In contrast, online computation (inference) is suitable for cold-start recommendations as we can exploit item content data at query time, allowing us to adapt recommendations to the user’s context. However, due to the response time restriction, real-time calculations need to be very lightweight and highly optimised.

Visual recognition models learnings

Our main focus is the image of the second hand items published by our users to be sold on our marketplaces. Seeing the product in the best possible way is essential for users to decide whether to buy an item, but it’s also a gold mine of information that eases the transaction process. From the image, we can extract information that speeds up the ad insertion process, allowing users to create ads that will attract buyers faster.

The most challenging aspect for serving visual recognition predictions is that we have to do it with low latency at scale for different tenants with different marketplaces. A lot of effort is needed to optimise the models, which sometimes means the accuracy has to be sacrificed to improve latency. We found that quantification and pruning are the most efficient techniques to help us achieve this.

Generally our inference latency can’t exceed 500ms.
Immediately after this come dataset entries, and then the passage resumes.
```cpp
__device__ __forceinline__ bool revive_group_k(const ReviveArgs& a, uint64_t, uint32_t& k) {
  k = a.k;
  return true;
}
__device__ __forceinline__ bool revive_group_k(const ReviveRaggedArgs& a, uint64_t g,
                                               uint32_t& k) {
  k = a.grp_ptr[g + 1] - a.grp_ptr[g];
  return k >= 1u && k <= 255u && (uint64_t)(k / 8u + 1u) <= a.map_stride;
}
__device__ __forceinline__ void revive_bad_group(const ReviveArgs&, uint64_t) {}
__device__ __forceinline__ void revive_bad_group(const ReviveRaggedArgs& a, uint64_t) {
  atomicOr(a.err, kErrGroupSize);
}
__device__ __forceinline__ uint64_t revive_emit_group(const ReviveArgs&, uint64_t, uint32_t) {
  return 0ull;
}
__device__ __forceinline__ uint64_t revive_emit_group(const ReviveRaggedArgs&, uint64_t,
                                                      uint32_t) {
  return 0ull;
}

__device__ __forceinline__ uint32_t close_slot(const CloseArgs& a, uint64_t g) {
  return a.slot ? a.slot[g] : (uint32_t)g;
}
__device__ __forceinline__ bool close_k_ok(const CloseArgs& a, uint32_t k) {
  return k >= 1u && (uint64_t)(k / 8u + 1u) <= a.map_stride;
}
__device__ __forceinline__ bool revive_group_k(const CloseArgs& a, uint64_t g, uint32_t& k) {
  k = a.group_k[g];
  return close_slot(a, g) < a.n_slots && close_k_ok(a, k);
}
__device__ __forceinline__ void revive_bad_group(const CloseArgs& a, uint64_t g) {
  if (close_slot(a, g) >= a.n_slots) atomicOr(a.err, kErrMissingIndex);
  if (!close_k_ok(a, a.group_k[g])) atomicOr(a.err, kErrGroupSize);
}
template <typename Args>
__device__ __forceinline__ const uint8_t* revive_map(const Args& a, uint64_t g) {
  return a.received + g * a.map_stride;
}

__device__ __forceinline__ bool revive_group_k(const TrackedCloseArgs& a, uint64_t g,
                                               uint32_t& k) {
  const uint32_t s = close_slot(a, g);
  k = 0;
  if (s >= a.n_slots) return false;
  k = a.group_k[s];
  return close_k_ok(a, k) && a.acc_len[s] != 0;
}
__device__ __forceinline__ void revive_bad_group(const TrackedCloseArgs& a, uint64_t g) {
  const uint32_t s = close_slot(a, g);
  if (s >= a.n_slots) atomicOr(a.err, kErrMissingIndex);
  else if (!close_k_ok(a, a.group_k[s])) atomicOr(a.err, kErrGroupSize);
// ... 3358 lines not shown
```

Before: 6107 GiB/s.

## Add cross-step row-load lookahead to phase recover kernel, pack missing indices

Adds a templated lookahead depth D that issues the first D row loads of the next group before finishing the current group's XOR, so that load latency overlaps across steps in the recover path. With the default kPhAhead = 0 this path is compiled out. Separately, the per-step missing indices for the register steps are packed four per 32-bit register to cut register use. Loads in the register-step path switch to global-address-space nontemporal loads, and the missing-index reads become unconditional loads from a clamped index. The changes add code complexity and, when D is enabled, register pressure from the held rows.

```diff
diff --git a/libquic_amd/csrc/qfec_kernels.hip b/libquic_amd/csrc/qfec_kernels.hip
--- a/libquic_amd/csrc/qfec_kernels.hip
+++ b/libquic_amd/csrc/qfec_kernels.hip
@@ -25,6 +25,11 @@
   } else {
     return ld16(p);
   }
+}
+
+__device__ __forceinline__ u32x4 ld16gt(const uint8_t* p) {
+  typedef const __attribute__((address_space(1))) u32x4* gptr;
+  return __builtin_nontemporal_load((gptr)p);
 }
 
 __device__ __forceinline__ void st16(uint8_t* p, u32x4 v) { __builtin_memcpy(p, &v, 16); }
@@ -277,9 +282,13 @@
 __host__ __device__ constexpr int phase_early(int kc, bool recover, int rs) {
   return recover && rs > 0 && kc >= 24 ? 0 : kPhEarly;
 }
+constexpr int kPhAhead = 0;
+__host__ __device__ constexpr int phase_ahead(int da, int kc, bool recover, int rs) {
+  return !recover || kc < 2 || (rs > 0 && kc >= 24) ? 0 : da < kc - 1 ? da : kc - 1;
+}
 #ifdef QFEC_PHASE_TUNE
 __device__ uint64_t* g_phase_stamps = nullptr;
-#define QFEC_PH_TUNE_TPARAMS , int E = kPhEarly, bool STAMP = false
+#define QFEC_PH_TUNE_TPARAMS , int E = kPhEarly, bool STAMP = false, int DA = kPhAhead
 #else
 #define QFEC_PH_TUNE_TPARAMS
 #endif
@@ -291,8 +300,10 @@
       STAMP && threadIdx.x == 0 ? g_phase_stamps + (uint64_t)blockIdx.x * nphase * 4u : nullptr;
 #else
   constexpr int E = phase_early(KC, RECOVER, RS);
+  constexpr int DA = kPhAhead;
   uint64_t* const stamps = nullptr;
 #endif
+  constexpr int D = phase_ahead(DA, KC, RECOVER, RS);
   static_assert(E >= 0, "arrival E steps before the phase's last step");
   static_assert(!(INPL && RECOVER), "in place: the encode form over the k rows");
   static_assert(kPhSteps <= 64, "recover: bad-step masks are 64 bits");
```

You could argue that with the latest AWS inference chipset, it shouldn’t be that much of a problem but as an example, segmenting an item in a full resolution image is equivalent to predicting whether the 12 million pixels belong to the foreground or the background. Combined with the millions of parameters needed to be computed to do an inference in the network, it ends up being a highly challenging task. Then you have the wonderful journey of optimisation, vectorisation, fusing operation, pruning, distributed computations or memory footprint optimisation.

Future direction

At Adevinta, we regularly discuss how we can improve the agility to build data products. We’re going to be working on this across the organisation to improve the data processes which should help to solve some of the challenges discussed.
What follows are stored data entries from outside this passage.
diff --git a/stereo_toolbox_amd/csrc/conv3d_pack.hip b/stereo_toolbox_amd/csrc/conv3d_pack.hip
--- /dev/null
+++ b/stereo_toolbox_amd/csrc/conv3d_pack.hip
@@ -0,0 +1,54 @@
+#include "stx_common.h"
+
+namespace {
+
+constexpr int PACK_THREADS = 256;
+
+struct PackRecord {
+    const float* src;
+    float* dst;
+    long long start;
+    int A, Bd, T, mode;
+};
+
+__global__ __launch_bounds__(PACK_THREADS) void conv3d_pack_many_kernel(const PackRecord* __restrict__ table, int n, size_t total) {
+    const size_t gidx = (size_t)blockIdx.x * PACK_THREADS + threadIdx.x;
+    if (gidx >= total) return;
+    int lo = 0, hi = n - 1;
+    while (lo < hi) {
+        const int mid = (lo + hi + 1) >> 1;
+        if ((size_t)table[mid].start <= gidx) lo = mid; else hi = mid - 1;
+    }
+    const PackRecord rec = table[lo];
+    const size_t idx = gidx - (size_t)rec.start;
+    const int A = rec.A, Bd = rec.Bd, T = rec.T, mode = rec.mode;
+    const int K = (mode == 0) ? Bd : A, N = (mode == 0) ? A : Bd;
+    const int NT = N <= 32 ? 1 : (N <= 64 ? 2 : 4);
+    const int j = idx & 3, lane = (idx >> 2) & 63;
+    size_t r = idx >> 8;
+    const int nt = r % NT; r /= NT;
+    const int NQ = K / 8;
+    const int q = r % NQ;
+    const size_t tap = r / NQ;
+    if (tap >= (size_t)T) return;
+    const int k = 8 * q + 4 * (lane >> 5) + j, nn = 32 * nt + (lane & 31);
+    float v = 0.f;
+    if (nn < N && k < K) {
+        if (mode == 0) v = rec.src[((size_t)nn * Bd + k) * T + tap];
+        else if (mode == 1) v = rec.src[((size_t)k * Bd + nn) * T + (T - 1 - tap)];
+        else v = rec.src[((size_t)k * Bd + nn) * T + tap];
+    }
+    rec.dst[idx] = v;
+}
+
+}
+
+extern "C" int stx_conv3d_pack_many(const void* table, int n, long long total, void* stream) {
+    stx_begin();
+    STX_REQUIRE(table && n > 0 && total > 0 && total % 256 == 0, "conv3d_pack_many: bad args (n %d, total %lld)", n, total);
+    STX_REQUIRE(total / PACK_THREADS < (1ll << 31), "conv3d_pack_many: %lld packed elements exceed one grid", total);
+    static_assert(sizeof(PackRecord) == 40, "PackRecord is the 40-byte StxPackRecord of include/stx_hip.h");
+    hipLaunchKernelGGL(conv3d_pack_many_kernel, dim3((unsigned)((total + PACK_THREADS - 1) / PACK_THREADS)), dim3(PACK_THREADS), 0,
+                       (hipStream_t)stream, (const PackRecord*)table, n, (size_t)total);
+    return stx_check_launch("conv3d_pack_many");
+}
diff --git a/stereo_toolbox_amd/csrc/stx_runtime.hip b/stereo_toolbox_amd/csrc/stx_runtime.hip
--- a/stereo_toolbox_amd/csrc/stx_runtime.hip
+++ b/stereo_toolbox_amd/csrc/stx_runtime.hip
@@ -46,11 +46,11 @@
 #include <string.h>
 namespace {
 struct TuneEntry { const char* name; int value; };
-constexpr int TUNE_N = STX_TUNE_COUNT + 1;
+constexpr int TUNE_N = STX_TUNE_COUNT + 2;
 TuneEntry g_tune[TUNE_N] = {
     {"STX_MARCH_BS", 1}, {"STX_MARCH_EPI", 1}, {"STX_MARCH_ABLATE", 0}, {"STX_WGRAD_ABLATE", 0}, {"STX_WGRAD_MARCH", 3}, {"STX_WGRAD_GRID", 0}, {"STX_CONV_L1_MARCH", 0}, {"STX_CONV_S2_DENSE", 1}, {"STX_CONV_WN", 2},
     {"STX_CV_OLD", 0}, {"STX_CV_GRID", 0}, {"STX_CV_PF", 0}, {"STX_CV_UNITS", 1}, {"STX_CV_WIN", 0}, {"STX_CVB_OLD", 0}, {"STX_CVB_TEAM", 0}, {"STX_CVB_GRID", 0}, {"STX_CVB_NSET", 3},
-    {"STX_SV_BWD_V1", 0}, {"STX_DWCONV_ROLL", 1}, {"STX_C2_PAD", 8}, {"STX_C2_ABLATE", 0}, {"STX_DA_GRID", 0},
+    {"STX_SV_BWD_V1", 0}, {"STX_DWCONV_ROLL", 1}, {"STX_C2_PAD", 8}, {"STX_C2_ABLATE", 0}, {"STX_DA_GRID", 0}, {"STX_BN_RED_PF", 1},
 };
 struct TuneInit {
     TuneInit() {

With data governance, there are two areas that need improvement: datasets, that are treated as products and data producers, that are treated as owners to ensure that the domain experts are able to produce the highest quality data. Improving these areas will better our products whilst empowering our teams.

In the area of platformisation, we’d like to continue improving our home grown ML platform to help teams build and deploy ML models faster, reduce common pains and facilitate the sharing of best practices and models.